The WBSCR has 3 genes which actually relate
to some of the presentational findings in patients with Williams Syndrome.
There's one that codes for elastin,
another one that codes for cognitive defects
and another codes for personality.
This is an autosomal dominant disease
that's mostly de novo mutations
and it happens in roughly 1 in 10,000 live births.
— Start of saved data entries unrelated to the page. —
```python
from .config import cfg
from .dataset_info import DATASET_INFO
from .common import Conv1d, Conv2d, DeConv1d, init_params, softmax_focal_loss_ignore, get_accuracy, masked_mean, bn_momentum
from .query_depth_point import QueryDepthPoint
from .pointnet_fused import WorkspacePool, pointnet_pooled, launch_pooled, attach_pooled
from . import box_ops
from . import _native


def _bn_mode(module):
    if getattr(module, "bn_frozen", False):
        return _native.BN_FROZEN
    return _native.BN_TRAIN if module.training else _native.BN_RUNNING


class PointNetModule(nn.Module):
# ... 216 lines not shown

    def forward(self, point_cloud, sample_pc, feat=None, one_hot_vec=None, nlc=False, join=True):
        if one_hot_vec is not None:
            assert self.num_vec == one_hot_vec.shape[1]
        nets = self.nets
        ns = self.num_scales
        self.done_events = None
        mode = self.bn_mode()
        if not (self.concurrent_scales and point_cloud.is_cuda) or os.environ.get("FCN_SERIAL", "0") == "1":
            self.drop_prefetch()
            for net in nets:
                net._pool.bwd_stream = net._pool.bwd_host_pool = None
            return tuple(net.forward_pooled(point_cloud, ref, one_hot_vec, nlc) for net, ref in zip(nets, sample_pc))
        dev = point_cloud.device
        cur = torch.cuda.current_stream(dev)
        streams = self._streams(dev)
        fork = self._fork_event(dev)
        prepared = None
        if self._prefetched is not None and (self._prefetch_is_foreign() or
                                             self._prefetched["key"] != self._front_key(point_cloud, sample_pc, one_hot_vec, nlc,
                                                                                        mode)):
            self.drop_prefetch()
        if self.fused_front:
            from .pointnet_fused import group_compact, launch_prepared
            if self._prefetched is not None:
                self.join_prefetch()
                prepared = self._prefetched["handles"]
                self._prefetched = None
                group_compact(prepared, point_cloud, phase=2)
            else:
                prepared = [nets[s].prepare_pooled(point_cloud, sample_pc[s], one_hot_vec, nlc) for s in range(ns)]
                group_compact(prepared, point_cloud)
        fork.record(cur)
        sts = [streams[i] for i in range(ns - 1)] + [cur]
        self._step_id += 1
        for k in range(ns):
            host = self.bwd_share.get(k) if (self.share_active and mode != _native.BN_RUNNING) else None
            pool = nets[k]._pool
            pool.fwd_step = self._step_id
            pool.bwd_stream = None if host is None else streams[host]
            pool.bwd_host_pool = None if host is None else nets[host]._pool
        handles = [None] * ns
        for s in (ns - 1,) + tuple(range(ns - 2, 1, -1)) + (0, 1):
            if sts[s] is not cur:
                sts[s].wait_event(fork)
            with torch.cuda.stream(sts[s]):
                if prepared is not None:
                    handles[s] = launch_prepared(prepared[s])
                else:
                    handles[s] = nets[s].launch_pooled(point_cloud, sample_pc[s], one_hot_vec, nlc)
        outs = [None] * ns
        done = self._done_events(dev)
# ... 453 lines not shown
```

frustum_convnet_amd/pointnet_fused.py:

```python
import ctypes
import os

import torch

from . import _native
from ._native import PnDesc, PnParams, PnWs, PnInferWs
from .query_depth_point import query_depth_point
from . import precision as _precision


def _mid_launch(B, L, K, C3):
    mode = os.environ.get("FCN_PN_MID", "auto")
    if str(L) in os.environ.get("FCN_PN_MID_L", "").split(","):
        return True
    return mode == "1" or (mode == "auto" and C3 <= 128 and B * L * K <= 300000)


class Workspace:

    def __init__(self, B, N, L, K, C1, C2, C3, device, need_grad, flags=None):
        cap = L * K
        f32, i32, f64 = torch.float32, torch.int32, torch.float64
        dev = device
        self.key = (B, N, L, K, C1, C2, C3, bool(need_grad))
# ... 91 lines not shown
        ws.pool_key = k
        return ws

    def release(self, ws):
        self.free.setdefault(ws.pool_key, []).append(ws)


def _params_struct(Ws, gammas, betas, rmeans, rvars, nbts):
    arr = lambda ts: (ctypes.c_void_p * 3)(*[None if t is None else t.data_ptr() for t in ts])
    return PnParams(arr(Ws), arr(gammas), arr(betas), arr(rmeans), arr(rvars), arr(nbts))


def _acquire(pool, cfgt, pc, ref, one_hot, bufs, plist, need_grad):
    dist, K, training, eps, momentum = cfgt[:5]
    nlc = bool(cfgt[6]) if len(cfgt) > 6 else False
    fuse = bool(cfgt[7]) if len(cfgt) > 7 else False
    W1, g1, b1, W2, g2, b2, W3, g3, b3 = plist
    B, _, N = pc.shape
    Lw = ref.shape[2]
    C1, C2, C3 = W1.shape[0], W2.shape[0], W3.shape[0]
    nvec = 0 if (one_hot is None or nlc) else one_hot.shape[1]
    dev = pc.device
    ws = pool.acquire(B, N, Lw, K, C1, C2, C3, device=dev, need_grad=need_grad)
    desc = PnDesc(B, N, Lw, K, C1, C2, C3, nvec, int(training), eps, momentum, 1 if nlc else 0,
                  _precision.code(), 0)
    rmeans, rvars, nbts = bufs
    Wc = [W1.detach().reshape(C1, 3).contiguous(), W2.detach().reshape(C2, C1).contiguous(),
          W3.detach().reshape(C3, C2).contiguous()]
    gs = [g1.detach().contiguous(), g2.detach().contiguous(), g3.detach().contiguous()]
    bs = [b1.detach().contiguous(), b2.detach().contiguous(), b3.detach().contiguous()]
    params = _params_struct(Wc, gs, bs, rmeans, rvars, nbts)
    oh = None if (one_hot is None or nlc) else one_hot.detach().contiguous().float()
    return {"ws": ws, "desc": desc, "params": params, "Wc": Wc, "gs": gs, "bs": bs, "oh": oh, "nlc": nlc, "nvec": nvec,
            "ref": ref, "dist": float(dist), "dims": (B, Lw, C3), "dev": dev,
            "fused_eval": fuse and fused_eval_supported(int(training), desc.precision, C2),
            "bufs": bufs}


INFER_MAX_C2 = 256
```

How do these patients present?
They often have short stature and they have characteristic,
what we would say, 'elfin" facies. They look like little elves.
They have a transient neonatal hypercalcemia.
The cause of which is not at all understood
but it can be quite severe.
So we worry about Williams Syndrome in patients who in the newborn period,
present with a hypercalcemia that will gradually resolve over several months.
They can also have a congenital heart disease,
most commonly supravalvular aortic stenosis like you can see in this patient.
These patients will have mild to moderate learning difficulties,
not severe but mild to moderate.
They may have failure to thrive as well, difficulty growing early on.
One of the classic features of these genetic syndrome
is a cocktail type of personality.
Let me explain what that means.
What that means is they're incredibly friendly,
they're incredibly engaging and when you speak with them verbally,
they seem very astute, but when you drill down into a subject,
you discover they have not such a sophisticated understanding
of any sort of depth of content of what they're speaking about.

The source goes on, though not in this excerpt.